If there is more than one boiler in the plant supplying steam to a common distribution system then there will be a plant master steam pressure controller. This controller will set the demand for each individual boiler's pressure controller, which sets the individual boiler's firing rate to maintain the system header steam pressure.

The steam drum level measurement should have two level transmitters located on separate taps on the steam drum head for increased reliablity. A three-element control configuration is a cascaded feedforward loop with drum level as the primary variable, steam flow as the feedforward input, and feedwater flow as the secondary variable. This control configuration provides effective compensation for drum level shrink and swell (see ISA 77-42-01).

The power boiler in this example has a maximum steam flow (MCR) of 150,000 kg/hr (330,000 lbs/hr). Equipped with either a single burner or dual burners fired together as a single burner mode. A maximum gas input of 418 GJ/hr (395 mmBTU/hr), or 11,350 m3/hr (400,000 SCFH). The excess air at 50% load and above is to be 12%, or O2 of 2.0%.


Basic method for the initial set-up and tuning of the controls

1. The first step requires the calibration of all the boiler’s instruments. Ensure data sheets have been supplied and are correct for this application.

    Verify the correct calibration of the following instruments:
  1. Air flow, 100FE-air
  2. Natural Gas flow, 100FE-gas
  3. Oxygen Analyzer, 100AE-O2
  4. Drum level, 100LT-levelA
  5. Drum level, 100LT-levelB
  6. Steam flowmeter, 100FE-steam, to a range of 0–160, 000 kgs/hr.
  7. Feedwater flowmeter, 100FE-bfw, to a range of 0–200,000 kgs/hr (MCR plus 1 safety valve or 133% of max steam)
  8. Steam drum pressure, 100PI-steam
  9. Gas header pressure, 100PI-gas 1
  10. Gas burner pressure, 100PI-gas 2
  11. Furnace pressure, 100PI-furnace
2. Tune the feedwater control loop to have slight overshoot or even a damped response.
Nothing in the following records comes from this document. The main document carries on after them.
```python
def _build_locked(verbose):
    import tempfile
    from concurrent.futures import ThreadPoolExecutor
    os.makedirs(os.path.join(PKG_DIR, "build_obj"), exist_ok=True)
    objdir = tempfile.mkdtemp(prefix="build-", dir=os.path.join(PKG_DIR, "build_obj"))
    hipcc = _hipcc()
    flags = [f"--offload-arch={ARCH}", "-O3", "-std=c++17", "-fPIC", "-I", INCLUDE]
    digest = source_hash()

    def compile_one(src):
        obj = os.path.join(objdir, os.path.splitext(src)[0] + ".o")
        extra = list(EXTRA_FLAGS.get(src, []))
        if src == "engine.hip":
            extra.append(f'-DCLASFV_SOURCE_HASH="{digest}"')
        cmd = [hipcc] + flags + extra + ["-c", os.path.join(CSRC, src), "-o", obj]
        if verbose:
            print(" ".join(cmd), file=sys.stderr)
        r = subprocess.run(cmd, cwd=CSRC, capture_output=True, text=True)
        if r.returncode != 0:
            raise RuntimeError(f"hipcc failed on {src} ({r.returncode}):\n{r.stderr[-6000:]}")
        return obj

    jobs = max(1, min(len(SOURCES), int(os.environ.get("MAX_JOBS", os.cpu_count() or 4))))
    try:
        with ThreadPoolExecutor(jobs) as ex:
            objs = list(ex.map(compile_one, SOURCES))
        tmp = os.path.join(objdir, "libclasfv.so")
        r = subprocess.run([hipcc, f"--offload-arch={ARCH}", "-shared", "-fPIC", "-o", tmp] + objs,
                           capture_output=True, text=True)
        if r.returncode != 0:
            raise RuntimeError(f"link failed ({r.returncode}):\n{r.stderr[-6000:]}")
        os.replace(tmp, LIB_PATH)
    finally:
        shutil.rmtree(objdir, ignore_errors=True)
    return LIB_PATH


if __name__ == "__main__":
    print(build(force="--force" in sys.argv, verbose=True))
```

### fully-automated-multi-heartbeat-echocardiography-video-segmentation-and-motion-tracking_amd/csrc/common.h

```cpp
#pragma once
#include <hip/hip_runtime.h>
#include <stdint.h>

#include "clasfv.h"

typedef float f32x4 __attribute__((ext_vector_type(4)));
typedef float f32x2 __attribute__((ext_vector_type(2)));

__device__ inline float relu1(float x) { return __int_as_float(max(__float_as_int(x), 0)); }

__device__ inline f32x4 psub4(f32x4 a, f32x4 b) {
  const f32x2 alo = {a[0], a[1]}, ahi = {a[2], a[3]}, blo = {b[0], b[1]}, bhi = {b[2], b[3]};
  f32x2 lo, hi;
  asm("v_pk_add_f32 %0, %1, %2 neg_lo:[0,1] neg_hi:[0,1]" : "=v"(lo) : "v"(alo), "v"(blo));
  asm("v_pk_add_f32 %0, %1, %2 neg_lo:[0,1] neg_hi:[0,1]" : "=v"(hi) : "v"(ahi), "v"(bhi));
  return f32x4{lo[0], lo[1], hi[0], hi[1]};
}


struct FastDiv {
  unsigned m;
  int l;
};
inline FastDiv fast_div(unsigned d) {
  int l = 0;
  while ((1u << l) < d) ++l;
  return FastDiv{(unsigned)(((1ull << 32) * ((1ull << l) - d)) / d + 1), l};
}
__device__ inline int fdiv(int n, FastDiv f) { return (int)((__umulhi((unsigned)n, f.m) + (unsigned)n) >> f.l); }

struct LaunchNote {
  const void* kernel;
  long grid;
  int passes;
};
struct LaunchRing {
  unsigned n;
  LaunchNote e[4];
};
inline thread_local LaunchRing g_launch_ring;
inline void note_launch(const void* kernel, dim3 grid, long passes) {
  LaunchRing& r = g_launch_ring;
  r.e[r.n++ & 3] = LaunchNote{kernel, (long)grid.x * grid.y * grid.z, passes > 1 ? (int)passes : 1};
}
#define CLASFV_LAUNCH_P(passes, kernel, grid, ...)                       \
  do {                                                                   \
    const dim3 launch_grid_ = (grid);                                    \
    note_launch((const void*)(kernel), launch_grid_, (passes));          \
    hipLaunchKernelGGL(kernel, launch_grid_, __VA_ARGS__);               \
  } while (0)
#define CLASFV_LAUNCH(kernel, grid, ...) CLASFV_LAUNCH_P(1, kernel, grid, __VA_ARGS__)

struct ConvParams {
  const void* x;
  const void* w;
  const float* bias;
  const void* res;
  void* y;
  int N, Ti, Hi, Wi, Cin;
  int To, Ho, Wo, Cout;
  int KT, KH, KW, st, sh, sw, pt, ph, pw;
  int K, Kp, M, relu;
  const void* zero;
  const void* x2;
  int Cin2;
  int stem;
  int in_bf16, out_bf16;
  int x_c8, y_c8;
  int vflags, patch_nt;
  float* part;
  int n_split;
};

struct DecTap {
  const float* p;
  int T, H, W;
  float st, sh, sw;
};

struct DecParams {
  DecTap tap[4];
  const float* b1;
  const float* w2;
  const void* w2x3;
  const float* b2;
  const float* wh;
  const float* bh;
  float* seg;
  float* mot;
  int N, T, H, W;
  int bf16;
  int x3;
  void* idx;
};
inline size_t decoder_index_bytes(int T, int H, int W) { return (size_t)4 * (T + H + W) * 16; }

hipError_t launch_conv(const ConvParams& p, int mt, int bn, hipStream_t s);
void conv_pick_tile(int M, int cout_p, int force_nt, int* mt, int* bn);
bool wino_supported(const ConvParams& p);
hipError_t launch_wino(const ConvParams& p, hipStream_t s);
void wino_transform_weights(const double* w, int cout, int cin, int cout_p, int cin_p, float* U);
bool winoq_supported(const ConvParams& p);
hipError_t launch_winoq(const ConvParams& p, hipStream_t s);
bool wino4_supported(const ConvParams& p);
hipError_t launch_wino4(const ConvParams& p, hipStream_t s);
double wino4_exec_gflop(const ConvParams& p);
void wino4_transform_weights(const double* w, int cout, int cin, int cout_p, int cin_p, float* U);
size_t wino4_weight_floats(int cin_p, int cout_p);
bool wino4w_supported(const ConvParams& p);
hipError_t launch_wino4w(const ConvParams& p, hipStream_t s);
double wino4w_exec_gflop(const ConvParams& p);
void wino4w_transform_weights(const double* w, int cout, int cin, int cout_p, int cin_p, float* U);
size_t wino4w_weight_floats(int cin_p, int cout_p);
bool wino4r_supported(const ConvParams& p);
hipError_t launch_wino4r(const ConvParams& p, hipStream_t s);
double wino4r_exec_gflop(const ConvParams& p);
void wino4r_transform_weights(const double* w, int cout, int cin, int cout_p, int cin_p, float* U);
size_t wino4r_weight_floats(int cin_p, int cout_p);
bool winot_supported(const ConvParams& p);
hipError_t launch_winot(const ConvParams& p, hipStream_t s);
bool winot_c8_ok(const ConvParams& p);
hipError_t launch_split_sum(const ConvParams& p, hipStream_t s);
int dma_split_for(const ConvParams& p, int mt);
bool stem_x3_supported(const ConvParams& p);
hipError_t launch_stem_x3(const ConvParams& p, hipStream_t s);
bool dma_x3_supported(const ConvParams& p);
bool dma_w_ok(const ConvParams& p);
int dma_x3_bn(int cout_p);
hipError_t launch_dma_x3(const ConvParams& p, int bn, hipStream_t s);
void dma_x3_weight_image(const float* w, int cout_alloc, int Kp, uint16_t* out);
size_t dma_x3_weight_elems(int cout_alloc, int Kp);
int winot_split_for(const ConvParams& p);
void winot_transform_weights(const double* w, int cout, int cin, int cout_p, int cin_p, float* U);
bool proj_x3_supported(const ConvParams& p);
hipError_t launch_proj_x3(const ConvParams& p, hipStream_t s);
bool patch_bf16_supported(const ConvParams& p);
bool patch32_bf16_supported(const ConvParams& p);
hipError_t launch_patch32_bf16(const ConvParams& p, hipStream_t s);
hipError_t launch_patch_bf16(const ConvParams& p, hipStream_t s);
bool twalk_bf16_supported(const ConvParams& p);
hipError_t launch_twalk_bf16(const ConvParams& p, hipStream_t s);
bool stem_bf16_supported(const ConvParams& p);
hipError_t launch_stem_bf16(const ConvParams& p, hipStream_t s);
hipError_t launch_decoder(const DecParams& p, hipStream_t s);
constexpr int DECODER_X3_ELEMS = 3 * 4096 + 3 * 1024;
void decoder_x3_weights(const float* w2, const float* wh, uint16_t* out);
hipError_t launch_pack_input(const float* x, float* y, int N, int T, int HW, hipStream_t s);
```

Do a bump test and find the loops dynamics and calculate the tuning parameters. Check valve’s mechanical parts to ensure valve moves without binding and/or sticking. Linearize the feedwater control valve to give a consistant response over its flow range.
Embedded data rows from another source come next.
template <class Op, typename T, int KMODE, int MINB, int DEPTH, int SPEC = 0>
__global__ void __launch_bounds__(128, MINB)
spd_pair_stream_kernel(Op op, PairSpec ps, const T* __restrict__ xa, const T* __restrict__ xb,
                       const T* __restrict__ gout, T coef, T* __restrict__ ga, T* __restrict__ gb,
                       T* __restrict__ out_d2, TargetSpec tg, LossCfg lc, T scale_sp, double* __restrict__ acc,
                       long long chunk, const ShardTab sh) {
  constexpr int E = Op::E;
  constexpr int N = GM_N;
  constexpr int EU = N * (N + 1) / 2;
  constexpr int D = DEPTH;
  using Stage = RowStage<T, E, D + 1>;
  using Raw = RawScalar<T>;
  using raw_t = typename Raw::type;
  extern __shared__ __align__(16) char stage_mem[];
  __shared__ double red[2][4];
  __shared__ T hop_lut[256];
  const int tid = threadIdx.x, lane = tid & 31;
  const unsigned full = 0xffffffffu;
  const long long warp_id = (long long)blockIdx.x * 4 + (tid >> 5);
  const long long wbase = warp_id * chunk + lane;
  const int nseg = ps.nseg;
  auto locate = [&](int t, long long& k) -> bool {
    int s = 0, o = t;
    if (nseg > 1) {
      s = t / (int)chunk;
      o = t - s * (int)chunk;
      if (s >= nseg) return false;
    } else if (t >= chunk) {
      return false;
    }
    const long long in_seg = wbase + o;
    k = (long long)s * ps.seg_len + in_seg;
    return in_seg < ps.seg_len && k < ps.P;
  };
  [[maybe_unused]] auto locate_so = [&](int s, int o, long long& k) -> bool {
    if (s >= nseg) return false;
    const long long in_seg = wbase + o;
    k = (long long)s * ps.seg_len + in_seg;
    return in_seg < ps.seg_len && k < ps.P;
  };
  const bool hopsP = SPEC ? true : (KMODE == K_FUSED) && tg.mode == GM_TGT_HOPS_PACKED;
  const bool hops8 = SPEC ? true : (KMODE == K_FUSED) && (tg.mode == GM_TGT_HOPS_U8 || hopsP);
  const bool hops16 = SPEC ? false : (KMODE == K_FUSED) && tg.mode == GM_TGT_HOPS_U16;
  const bool rawj = SPEC ? true : hopsP || ps.mode == GM_PAIRS_SAMPLED;
  if (hops8) {
    for (int h = tid; h < 256; h += 128) hop_lut[h] = ((T)h * (T)h) / (T)tg.max_sq;
    __syncthreads();
  }

  using row_t = typename RowId<E * (int)sizeof(T)>::type;
  const row_t kNoRow = (row_t)-1;
  const bool sharded = SPEC ? false : sh.log2w >= 0;
  auto xrow = [&](const T* base, row_t r) -> const T* {
    if (sharded) return (const T*)sh.x[(unsigned)r & sh.mask] + (size_t)((unsigned long long)r >> sh.log2w) * E;
    return base + (size_t)r * E;
  };
  auto grow = [&](T* base, row_t r, long long& lr) -> T* {
    lr = (long long)r;
    if (sharded) { base = (T*)sh.g[(unsigned)r & sh.mask]; lr = (long long)((unsigned long long)r >> sh.log2w); }
    return base;
  };
  int tc = 0;
  PairCursor ahead;
  row_t ra[D + 2], rb[D + 2];
  raw_t tgq[D + 1];
  bool v[D + 2];
  unsigned hopn = 0;
  GM_UNROLL for (int q = 0; q < D + 2; ++q) { ra[q] = kNoRow; rb[q] = kNoRow; v[q] = false; }
  GM_UNROLL for (int q = 0; q < D + 1; ++q) tgq[q] = 0;
  const bool sampled = SPEC ? false : ps.mode == GM_PAIRS_SAMPLED;
  int stage = 0;

  auto fetch_scalar = [&](long long k, row_t ra, row_t rb) -> raw_t {
    if constexpr (KMODE == K_BWD) {
      return Raw::pack(gout[k]);
    } else {
      if (hopsP) return (raw_t)(((unsigned)rb) >> 24);
      if (hops8) return (raw_t)((const unsigned char*)tg.data)[k];
      if (hops16) return (raw_t)((const unsigned short*)tg.data)[k];
      return Raw::pack(fetch_target<T>(tg, k, (long long)ra, (long long)rb));
    }
  };
  auto scalar_value = [&](raw_t r) -> T {
    if constexpr (KMODE == K_BWD) {
      return Raw::unpack(r);
    } else {
      if (hops8) return hop_lut[r];
      if (hops16) { T h = (T)r; return (h * h) / (T)tg.max_sq; }
      return Raw::unpack(r);
    }
  };
  auto load_rows = [&](long long k, row_t& ra, row_t& rb, unsigned& hop) {
    if constexpr (SPEC != 0) {
      ra = (row_t)((const int*)ps.idx_i)[k];
      rb = (row_t)(unsigned)((const int*)ps.idx_j)[k];
      return;
    }
    long long a, b;
    if (sampled) ahead.rows_sampled(ps, k, a, b, hop);
    else ahead.rows(ps, k, a, b);
    ra = (row_t)a; rb = (row_t)b;
  };

  ahead.init(ps, wbase);
  GM_UNROLL for (int q = 0; q < D; ++q) {
    long long kq = 0;
    v[q] = locate(32 * q, kq);
    if (v[q]) {
      unsigned hop = 0;
      load_rows(kq, ra[q], rb[q], hop);
      tgq[q] = (sampled && hopsP) ? (raw_t)hop : fetch_scalar(kq, ra[q], rb[q]);
      if (rawj) rb[q] &= (row_t)0x00ffffffu;
      Stage::issue(stage_mem, q, 0, tid, xrow(xa, ra[q]));
      Stage::issue(stage_mem, q, 1, tid, xrow(xb, rb[q]));
    }
    cp_async_commit();
    ahead.advance(ps);
  }
  {
    long long kq = 0;
    v[D] = locate(32 * D, kq);
    if (v[D]) load_rows(kq, ra[D], rb[D], hopn);
  }
  [[maybe_unused]] int hs = SPEC ? (32 * (D + 1)) / (int)chunk : 0;
  [[maybe_unused]] int ho = SPEC ? 32 * (D + 1) - hs * (int)chunk : 0;

  double loss_v = 0.0, gd2_v = 0.0;
  row_t acc_row = kNoRow;
  T gacc[EU];
  GM_UNROLL for (int e = 0; e < EU; ++e) gacc[e] = (T)0;
  row_t prep_row = kNoRow;
  T ap[Op::kPrepSize];

  auto flush = [&]() {
    if (acc_row != kNoRow) {
      GM_UNROLL for (int e = 0; e < EU; ++e) gacc[e] = warp_sum(gacc[e]);
      if (lane == 0) {
        T gfull[E];
        GM_UNROLL for (int i = 0; i < N; ++i)
          GM_UNROLL for (int j = i; j < N; ++j) {
            gfull[i * N + j] = gacc[i * N - i * (i - 1) / 2 + (j - i)];
            gfull[j * N + i] = gfull[i * N + j];
          }
        long long lr;
        T* gbase = grow(ga, acc_row, lr);
        atomic_add_row<T, E>(gbase, lr, gfull);
      }
      GM_UNROLL for (int e = 0; e < EU; ++e) gacc[e] = (T)0;
      acc_row = kNoRow;
    }
  };

  const int t_end = (nseg > 1 && wbase - lane < ps.seg_len) ? nseg * (int)chunk : 0;
  while (nseg > 1 ? tc < t_end : __any_sync(full, v[0])) {
    cp_async_wait_group<D - 1>();
    const bool v0 = v[0];
    const row_t ra0 = ra[0], rb0 = rb[0];
    const raw_t tg0 = tgq[0];
    T x[E], y[E];
    if (v0) {
      Stage::read(stage_mem, stage, 1, tid, y);
      if (!Op::kCanPrep || ra0 != prep_row) Stage::read(stage_mem, stage, 0, tid, x);
    }
    tgq[D] = 0;
    if (v[D]) {
      long long kq = 0;
      if (KMODE == K_BWD || !hopsP) locate(tc + 32 * D, kq);
      tgq[D] = (sampled && hopsP) ? (raw_t)hopn : fetch_scalar(kq, ra[D], rb[D]);
      if (rawj) rb[D] &= (row_t)0x00ffffffu;
      int sn = stage + D;
      if (sn > D) sn -= D + 1;
      Stage::issue(stage_mem, sn, 0, tid, xrow(xa, ra[D]));
      Stage::issue(stage_mem, sn, 1, tid, xrow(xb, rb[D]));
    }
    cp_async_commit();
    ahead.advance(ps);
    long long kh = 0;
    if constexpr (SPEC != 0) {
      v[D + 1] = locate_so(hs, ho, kh);
      ho += 32;
      if (ho >= (int)chunk) { ho -= (int)chunk; ++hs; }
    } else {
      v[D + 1] = locate(tc + 32 * (D + 1), kh);
    }
    ra[D + 1] = kNoRow; rb[D + 1] = kNoRow;
    unsigned hop_next = 0;
    if (v[D + 1]) load_rows(kh, ra[D + 1], rb[D + 1], hop_next);

    T gx[E], gy[E];
    if (v0) {
      T d2, w;
      [[maybe_unused]] typename Op::EigState st;
      if constexpr (Op::kCanPrep) {
        if (ra0 != prep_row) { op.prep(x, ap); prep_row = ra0; }
        d2 = op.eig_forward_prepped(ap, y, st);
      } else {
        d2 = op.dist2_grad(x, y, gx, gy);
      }
      if constexpr (KMODE == K_BWD) {
        w = coef * scalar_value(tg0);
      } else {
        T m = scale_sp * d2;
        T dm;
        T lv = loss_term<T, true>(lc, scalar_value(tg0), m, dm);
        loss_v += (double)lv;
        gd2_v += (double)dm * (double)d2;
        w = dm * scale_sp;
        if (out_d2) {
          long long k0 = 0;
          locate(tc, k0);
          out_d2[k0] = d2;
        }
      }
      if constexpr (Op::kCanPrep) {
        op.eig_backward(st, w, gx, gy);
      } else {
        GM_UNROLL for (int e = 0; e < E; ++e) { gx[e] *= w; gy[e] *= w; }
      }
      long long lrb;
      T* gbb = grow(gb, rb0, lrb);
      atomic_add_row<T, E>(gbb, lrb, gy);
    }
    {
      row_t r0 = __shfl_sync(full, ra0, 0);
      bool uniform = __all_sync(full, v0 && ra0 == r0);
      if (uniform && r0 == acc_row) {
        GM_UNROLL for (int i = 0; i < N; ++i)
          GM_UNROLL for (int j = i; j < N; ++j) gacc[i * N - i * (i - 1) / 2 + (j - i)] += gx[i * N + j];
      } else {
        flush();
        if (uniform) {
          acc_row = r0;
          GM_UNROLL for (int i = 0; i < N; ++i)
            GM_UNROLL for (int j = i; j < N; ++j) gacc[i * N - i * (i - 1) / 2 + (j - i)] = gx[i * N + j];
        } else if (v0) {
          long long lra;
          T* gba = grow(ga, ra0, lra);
          atomic_add_row<T, E>(gba, lra, gx);
        }
      }
    }
    tc += 32;
    GM_UNROLL for (int q = 0; q < D + 1; ++q) { ra[q] = ra[q + 1]; rb[q] = rb[q + 1]; v[q] = v[q + 1]; }
    GM_UNROLL for (int q = 0; q < D; ++q) tgq[q] = tgq[q + 1];
    hopn = hop_next;
    stage = (stage == D) ? 0 : stage + 1;
  }
  flush();
  if constexpr (KMODE == K_FUSED) {
    block_accumulate(loss_v, acc, red[0]);
    block_accumulate(gd2_v, acc + 1, red[1]);
  }
}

3. Tune the drum level control loop by the following method.

  1. Set the feedforward gain at 0.80 into steam flow transmitter output (flowmeter limits of: 160,000 steam/200,000 water =0.80)
  2. The tuning for the drum level is best accomplished by a dynamic load change. Find the boiler drum level swell (in inches) as the steam load is rapidly increased by 10% (15,000 kg/hr) or 15% (22,500 kg/hr) of full range.
  3. Drum level controller gain = % Δ steam flow ( kg/hr increase/ kg/hr transmitter range) divided by
 % Δ drum level ( inches swell/inches transmitter range)
  4. Controllers integral action set at about 0.1 to 0.2 repeats per minute to slowly bring drum level back to set point.

4. Combustion calibration

If gain blocks are configured on the high/low selects, set these to ± 25%. This will remove the limiting control effect during tuning of the air flow and fuel flow control loops. Be sure to reset these gain values when tuning completed.

  1. Put the O2 trim on manual at 50% output (nulled).
  2. Tune the natural gas flow, 100FIC-gas, control loop. Use the open loop reaction curve method or lambda tuning method. The closed loop or ultimate cycle method may be too dynamic for the gas valve. The gas flow control valve should be linearized, as best as possible. This will result in the best control response over the full flow range.
  3. Set a maximum limit on the gas flow controller so the boiler will not produce more than 340,000 Lbs/hr (155, 000 kgs/hr) steam flow. This can be found during the combustion tests when the boiler is run up to 100% MCR. Most control valves are, or can be, supplied with a mechanical stop that will limit the valve's opening to ensure the gas flow does not exceed the boiler design safe rated input.
  4. Tune the air flow control loop.
  5. Both the air flow control loop and the gas flow control loop should have the same dynamic response. This will provide the best boiler response over all load ranges.
  6. Set the minimum air flow to 25%. This is the NFPA code defined minimum allowable air flow for boilers.
  7. Return the gain block values to initial values or slowly reduce the gain values from the ±25% until the point of interaction to find the best values.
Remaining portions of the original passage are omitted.